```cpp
struct ProfScope {
    zkt_ctx* c;
    zkt_ctx::ProfSlot* slot = nullptr;
    hipEvent_t e0 = nullptr, e1 = nullptr;
    hipStream_t stream = nullptr;
    uint64_t count = 1;
    ProfScope(zkt_ctx* ctx, const char* name, hipStream_t on_stream = nullptr, uint64_t units = 1);
    ~ProfScope();
};

int comm_all_gather_host(zkt_ctx* c, const void* send, void* recv, size_t bytes);
int comm_all_gather_dev(zkt_ctx* c, const void* d_send, void* d_recv, size_t bytes);
bool comm_async_available(const zkt_ctx* c);
int comm_all_gather_async(zkt_ctx* c, const void* d_send, void* d_recv, size_t bytes, hipStream_t st);

int ensure_buffer(zkt_ctx* c, void** p, size_t* cur, size_t bytes);
struct DevBuf {
    void* p = nullptr;
    size_t bytes = 0;
};
inline int grow(zkt_ctx* c, DevBuf& b, size_t bytes) { return ensure_buffer(c, &b.p, &b.bytes, bytes); }
int dev_alloc(zkt_ctx* c, void** p, size_t bytes);
void dev_free(zkt_ctx* c, void* p);

struct DevShared {
    const int device;
    std::vector<std::pair<void*, size_t>> mem;
    std::shared_ptr<DevShared> from;
    explicit DevShared(int dev) : device(dev) {}
    DevShared(const DevShared&) = delete;
    DevShared& operator=(const DevShared&) = delete;
    ~DevShared();
    int alloc(zkt_ctx* c, void** p, size_t bytes);
    void release(void* p);
};
inline std::shared_ptr<DevShared> dev_shared_reader(const std::shared_ptr<DevShared>& of) {
    if (!of) return nullptr;
    auto r = std::make_shared<DevShared>(of->device);
    r->from = of;
    return r;
}
inline bool dev_shared_has_readers(const std::shared_ptr<DevShared>& m) { return m && m.use_count() > 1; }

template <class P>
Fe<P> root_of_unity(int log_n);
int ntt_run(zkt_ctx* c, int log_n, int inverse, int coset, const void* d_in, size_t in_len, void* d_out);
int ntt_run_batch(zkt_ctx* c, int log_n, int inverse, int coset, int nb, const void* const* d_in, const size_t* in_len,
                  void* const* d_out, const void* d_head = nullptr);
int ntt_fold_heads(zkt_ctx* c, int nb, const void* const* d_in, size_t n, const uint32_t* gammas, void* d_out);
int ntt_run_classes(zkt_ctx* c, int log_n, int inverse, const int codes[3], int nb, const void* const* d_in, const size_t* in_len,
                    void* const* d_out, size_t in_stride, size_t out_stride, const void* d_head = nullptr);
int ntt_class_code(int log_big, int cls);
int ntt_force_split(zkt_ctx* c, int npass, const int* log_r);
int ntt_run_class(zkt_ctx* c, int log_n, int log_big, int cls, const void* d_in, size_t in_len, void* d_out, void* d_fold);

void circuit_release(zkt_ctx* c);
int circuit_fork(zkt_ctx* child, const zkt_ctx* parent);
bool circuit_tables_have_readers(const zkt_ctx* c);

}
```

### zkt-plonk_amd/csrc/msm.hip

```cpp
#include "ctx.hpp"
#include "ec.hpp"
#include "ecx.hpp"
#include "hostec.hpp"
#include "msm.hpp"

#include <algorithm>
#include <functional>
#include <type_traits>
#include <cstdlib>
#include <cstring>

namespace zkt {
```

══════════════════════════════

» AIM OF THE TASK:
Within the records above, count each line holding "from". Write down only the number.

» YOUR SOLUTION:
2